As determining in several stocks in the market, the problem comes to: how should I allocate my limit asset in the exchange market.

“High Risk High Return”.

It is a rule of thumb we all understand. Some stocks can bring you big fortune, but accompany with low predictability, vice versa. “Spread risk through asset allocation,” namely “Don’t put all your eggs in one basket.” In exchange market, there are some models to help us analyse the risk-return profile and find the optimal asset allocation no matter how much money you have on hand.

CAPM:Capital Asset Pricing Model

Theory

CAPM, abbreviated from Capital Asset Pricing Model, is a mathematical model that estimates the risk-return profile related to the market and expected return by analyzing long-term historical data.

We introduce this model here so as to make an overview of our candidate stocks from previous analyses. At first, let’s decode the model from its formula:Daily, monthly or yearly return rate here is 1-dimensional time-series data based on historical stock data. Every value is a return from individual stock. Expected return rate of investment is the individual stock, for instance, TSMC:2330, AUO: 2409, LARGAN:3008. The return of a time period is calculated as

(ER_i — R_f) = \beta_i(ER_m-R_f)

• ER_i: Expected return rate of investment

Daily, monthly or yearly return rate here is 1-dimensional time-series data based on historical stock data.

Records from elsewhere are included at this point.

template <typename T, int MODE>
__global__ void __launch_bounds__(NS_THREADS, 2)
in_bwd_staged_kernel(Rows x, const float* __restrict__ mean, const float* __restrict__ rstd,
                     const float* __restrict__ gamma, const float* __restrict__ beta, Rows gpad, Rows gextra,
                     NsShape sh, int relu, float* __restrict__ s1, float* __restrict__ s2, int* __restrict__ arrive,
                     Rows dx, Rows gtotal) {
  constexpr int VEC = NsVec<T>::N;
  extern __shared__ unsigned char smem_raw[];
  __shared__ __align__(8) unsigned long long full[NS_MAX_STAGES], empty[NS_MAX_STAGES];
  const unsigned buf = (smem_u32(smem_raw) + 127u) & ~127u;
  ns_init(full, empty, sh.stages);
  const int n = blockIdx.y, C = sh.C;
  const int rbeg = (int)((long long)blockIdx.x * sh.H / sh.nblk), rend = (int)((long long)(blockIdx.x + 1) * sh.H / sh.nblk);
  const int nunits = (rend - rbeg) * sh.nseg;
  const int nslabs = 1 + (gpad.ptr ? 1 : 0) + (gextra.ptr ? 1 : 0);
  const int stage_bytes = nslabs * sh.slab_bytes;

  if (threadIdx.x >= NS_CONSUMERS) {
    if (threadIdx.x == NS_CONSUMERS) {
      ns_bwd_produce<T>(x, gpad, gextra, sh, n, rbeg, nunits, 0, buf, stage_bytes, full, empty);
      if (MODE == NS_BOTH) ns_bwd_produce<T>(x, gpad, gextra, sh, n, rbeg, nunits, nunits, buf, stage_bytes, full, empty);
    }
    return;
  }
  const int lanes = C / VEC, slots = NS_CONSUMERS / lanes;
  const int lane = threadIdx.x % lanes, slot = threadIdx.x / lanes;
  const int c = lane * VEC;
  float A[VEC], D[VEC];
  ns_fold_ad<VEC>(gamma, beta, mean, rstd, n, C, c, A, D);
  const T* const gimg = gpad.ptr ? img_at<T>(gpad, n) + c : nullptr;

  auto consume = [&](int k, int pos, auto&& f) {
    const int s = pos % sh.stages;
    const unsigned ph = (unsigned)(pos / sh.stages) & 1u;
    const int i = rbeg + k / sh.nseg, sg = k % sh.nseg;
    const int ja = sg * sh.seg, jb = min(sh.W, ja + sh.seg);
    const bool brow = sh.pad > 0 && (i <= sh.pad || i >= sh.H - 1 - sh.pad);
    const unsigned xs = buf + s * stage_bytes + (unsigned)(c * (int)sizeof(T));
    const unsigned gs = xs + sh.slab_bytes;
    const unsigned es = xs + (gpad.ptr ? 2 : 1) * sh.slab_bytes;
    mbar_wait(&full[s], ph);
    for (int j = ja + slot; j < jb; j += slots) {
      const unsigned poff = (unsigned)((j - ja) * C * (int)sizeof(T));
      float xv[VEC], g[VEC];
      ns_gprime<T, VEC>(xs + poff, gs + poff, es + poff, gimg, gpad.sh, gextra.ptr != nullptr, sh, brow, i, j, A, D, relu,
                        xv, g);
      f(j, xv, g);
    }
    __syncwarp();
    if ((threadIdx.x & 31) == 0) mbar_arrive(&empty[s]);
  };

  if (MODE & NS_STATS) {
    float t1[VEC], t2[VEC];
#pragma unroll
    for (int e = 0; e < VEC; ++e) { t1[e] = 0.f; t2[e] = 0.f; }
    for (int k = 0; k < nunits; ++k)
      consume(k, k, [&](int, const float* xv, const float* g) {
#pragma unroll
        for (int e = 0; e < VEC; ++e) { t1[e] += g[e]; t2[e] = fmaf(g[e], xv[e], t2[e]); }
      });
    float* r1 = reinterpret_cast<float*>(smem_raw + (buf - smem_u32(smem_raw)) +
                                         (MODE == NS_BOTH ? (size_t)sh.stages * stage_bytes : 0));
    float* r2 = r1 + slots * C;
    if (MODE == NS_STATS) {
      __syncwarp();
      asm volatile("bar.sync 1, %0;" ::"n"(NS_CONSUMERS) : "memory");
    }
#pragma unroll
    for (int e = 0; e < VEC; ++e) { r1[slot * C + c + e] = t1[e]; r2[slot * C + c + e] = t2[e]; }
    asm volatile("bar.sync 1, %0;" ::"n"(NS_CONSUMERS) : "memory");
    for (int cc = threadIdx.x; cc < C; cc += NS_CONSUMERS) {
      float u1 = 0.f, u2 = 0.f;
      for (int q = 0; q < slots; ++q) { u1 += r1[q * C + cc]; u2 += r2[q * C + cc]; }
      atomicAdd(s1 + n * C + cc, u1);
      atomicAdd(s2 + n * C + cc, rstd[n * C + cc] * (u2 - mean[n * C + cc] * u1));
    }
    if (MODE == NS_BOTH) {
      __threadfence();
      asm volatile("bar.sync 1, %0;" ::"n"(NS_CONSUMERS) : "memory");
      if (threadIdx.x == 0) {
        atomicAdd(arrive + n, 1);
        const volatile int* cnt = arrive + n;
        for (unsigned spin = 0; *cnt < sh.nblk; ++spin)
          if (spin > (1u << 28)) __trap();
        __threadfence();
      }
      asm volatile("bar.sync 1, %0;" ::"n"(NS_CONSUMERS) : "memory");
    }
  }

  if (MODE & NS_APPLY) {
    const float inv_hw = 1.f / (float)(sh.H * sh.W);
    float B[VEC], Cc[VEC];
    {
      float mu[VEC], rs[VEC];
      ns_ldc<VEC>(rstd + n * C + c, rs); ns_ldc<VEC>(mean + n * C + c, mu);
#pragma unroll
      for (int e = 0; e < VEC; ++e) {
        const float S1 = __ldcg(s1 + n * C + c + e), S2 = __ldcg(s2 + n * C + c + e);
        B[e] = -A[e] * rs[e] * S2 * inv_hw;
        Cc[e] = -A[e] * S1 * inv_hw - B[e] * mu[e];
      }
    }
    const int k0 = MODE == NS_BOTH ? nunits : 0;
    T* const dimg = img_at<T>(dx, n) + c;
    T* const timg = gtotal.ptr ? img_at<T>(gtotal, n) + c : nullptr;
    for (int k = 0; k < nunits; ++k) {
      const int i = rbeg + k / sh.nseg;
      const int drow = i * dx.sh, trow = i * gtotal.sh;
      consume(k, k0 + k, [&](int j, float* xv, const float* g) {
        if (timg) *reinterpret_cast<uint4*>(timg + (trow + j * C)) = NsVec<T>::pack(g);
#pragma unroll
        for (int e = 0; e < VEC; ++e) xv[e] = fmaf(A[e], g[e], fmaf(B[e], xv[e], Cc[e]));
        *reinterpret_cast<uint4*>(dimg + (drow + j * C)) = NsVec<T>::pack(xv);
      });
    }
  }
}

static int stats_blocks(int n, int hw, int slots) {
  int nblk = (4 * num_sms() + n - 1) / n;
  const int maxb = (hw + slots * 4 - 1) / (slots * 4);
  if (nblk > maxb) nblk = maxb;
  if (nblk < 1) nblk = 1;
  return nblk;
}

static bool nhwc_ok(const ast_image* x, int vec) {
  return x->sc == 1 && x->c % vec == 0 && x->sw % vec == 0 && x->sh % vec == 0 && x->sn % vec == 0;
}

static bool rows_ok(const ast_image* im, int vec) {
  return im->sc == 1 && im->sw == im->c && im->c % vec == 0 && im->sh % vec == 0 && im->sn % vec == 0 && im->sh >= 0 &&
         im->sn >= 0 && ((uintptr_t)im->ptr & 15) == 0 && (long long)im->h * im->sh < (1ll << 31);
}
static int staged_layout_check(const char* who, const ast_image* x, std::initializer_list<const ast_image*> tensors) {
  AST_CHECK_ARG(x->dtype == AST_F32 || x->dtype == AST_BF16, "%s: x must be fp32 or bf16 (dtype %d)", who, x->dtype);
  const int esz = x->dtype == AST_F32 ? 4 : 2, vec = 16 / esz;
  for (const ast_image* t : tensors) {
    if (!t) continue;
    AST_CHECK_ARG(t->dtype == x->dtype, "%s: every tensor must have the dtype of x (%d vs %d)", who, t->dtype, x->dtype);
    AST_CHECK_ARG(rows_ok(t, vec), "%s: needs NHWC with dense 16-byte aligned rows, < 2^31 elements per image (sc == 1, sw == c, C %% %d == 0; got "
                  "c=%d sw=%lld sc=%lld)", who, vec, t->c, (long long)t->sw, (long long)t->sc);
  }
  AST_CHECK_ARG(x->c > 0 && x->c * esz <= NS_SLAB_MAX / 8 && NS_CONSUMERS % (x->c / vec) == 0,
                "%s: C=%d is not supported", who, x->c);
  return 0;
}

static Rows to_rows(const ast_image* im) {
  Rows r;
  if (!im) { r.ptr = nullptr; r.sn = r.sh = 0; return r; }
  r.ptr = (char*)im->ptr; r.sn = im->sn; r.sh = (int)im->sh;
  return r;
}
static bool ns_plan(NsShape* sh, int n, int C, int H, int W, int pad, int rows_total, int width, int esz, int nslabs,
                    int slab_max = NS_SLAB_MAX, int budget = NS_SMEM_BUDGET) {
  sh->C = C; sh->H = H; sh->W = W; sh->pad = pad;
  const int seg_max = slab_max / (C * esz) - (width != W ? 2 * pad : 0);
  if (seg_max < 4 * pad + 1) return false;
  sh->nseg = (width + seg_max - 1) / seg_max;
  sh->seg = (width + sh->nseg - 1) / sh->nseg;
  sh->nseg = (width + sh->seg - 1) / sh->seg;
  const int slab_px = sh->seg + (width != W ? 2 * pad : 0);
  sh->slab_bytes = (slab_px * C * esz + 127) / 128 * 128;
  sh->stages = budget / (nslabs * sh->slab_bytes);
  if (sh->stages > NS_MAX_STAGES) sh->stages = NS_MAX_STAGES;
  if (sh->stages < 2) return false;
  int nb = (2 * num_sms()) / n;
  if (nb > rows_total) nb = rows_total;
  if (nb < 1) nb = 1;
  sh->nblk = nb;
  return true;
}

template <typename... KP, typename... A>
static int ns_launch(const char* who, int family, double bytes, void (*kernel)(KP...), dim3 grid, size_t smem,
                     bool cooperative, cudaStream_t s, A... args) {
  cudaError_t e = set_max_smem(kernel, smem);
  if (e == cudaSuccess && !cooperative) {
    e = launch_k(kernel, grid, NS_THREADS, smem, s, args...);
  } else if (e == cudaSuccess) {
    cudaLaunchConfig_t cfg;
    memset(&cfg, 0, sizeof(cfg));
    cfg.gridDim = grid; cfg.blockDim = dim3(NS_THREADS); cfg.dynamicSmemBytes = smem; cfg.stream = s;
    cudaLaunchAttribute attr;
    attr.id = cudaLaunchAttributeCooperative;
    attr.val.cooperative = 1;
    cfg.attrs = &attr; cfg.numAttrs = 1;
    e = cudaLaunchKernelEx(&cfg, kernel, static_cast<KP>(args)...);
  }
  if (e != cudaSuccess) { set_error("%s: launch failed: %s", who, cudaGetErrorString(e)); return (int)e; }
  count_launch();
  count_work(family, 0.0, bytes);
  AST_CUDA_LAUNCH_CHECK();
  return 0;
}

}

Every value is a return from individual stock. Expected return rate of investment is the individual stock, for instance, TSMC:2330, AUO:2409, LARGAN:3008. The return of a time period is calculated by

R = \frac{P_t — P_{t-1}}{P_{t-1}}

R: Return

P_t: Stock price at time t

P_{t-1}: Stock price at time

• Rf: risk-free rate

Risk Free Rate is the rate of return of an investment, which any individual investor can gain the return with zero risk. In Taiwan, there is no universal data that refers to it. Since most tutorial online uses United States 10-Year Government Bond and Taiwan exchange market adheres to U.S. exchange market, we would use it as our Rf here. Also it is easier to track and update.

• \beta_i: Risk coefficient

Risk coefficient is the simplified relation between return rate of investment and market while eliminating the risk-free rate. It indicates the sensitivity and direction when encountering bull or bear market.

• ER_m: return rate of market

Return rate of market is the trend of a gross market, which is a 1-dimensional time-series data. Normally, it can be the easiest solution in exchange market by targeting the most prestigious exchange trades, such as S&P500 in the U.S.. In Taiwan, we use ETF 0050 as our market return, representing the average return from Taiwan exchange market.

Practice

Using the API from FinMind, we got real-time daily price of our interested stock, ETF 0050 and also United States 10-Year Government Bond. As obtaining all information we need for CAPM, a model is built for each individual stock. Every stock has its relation to the gross market. Here we demonstrate 3 out of 5 stocks.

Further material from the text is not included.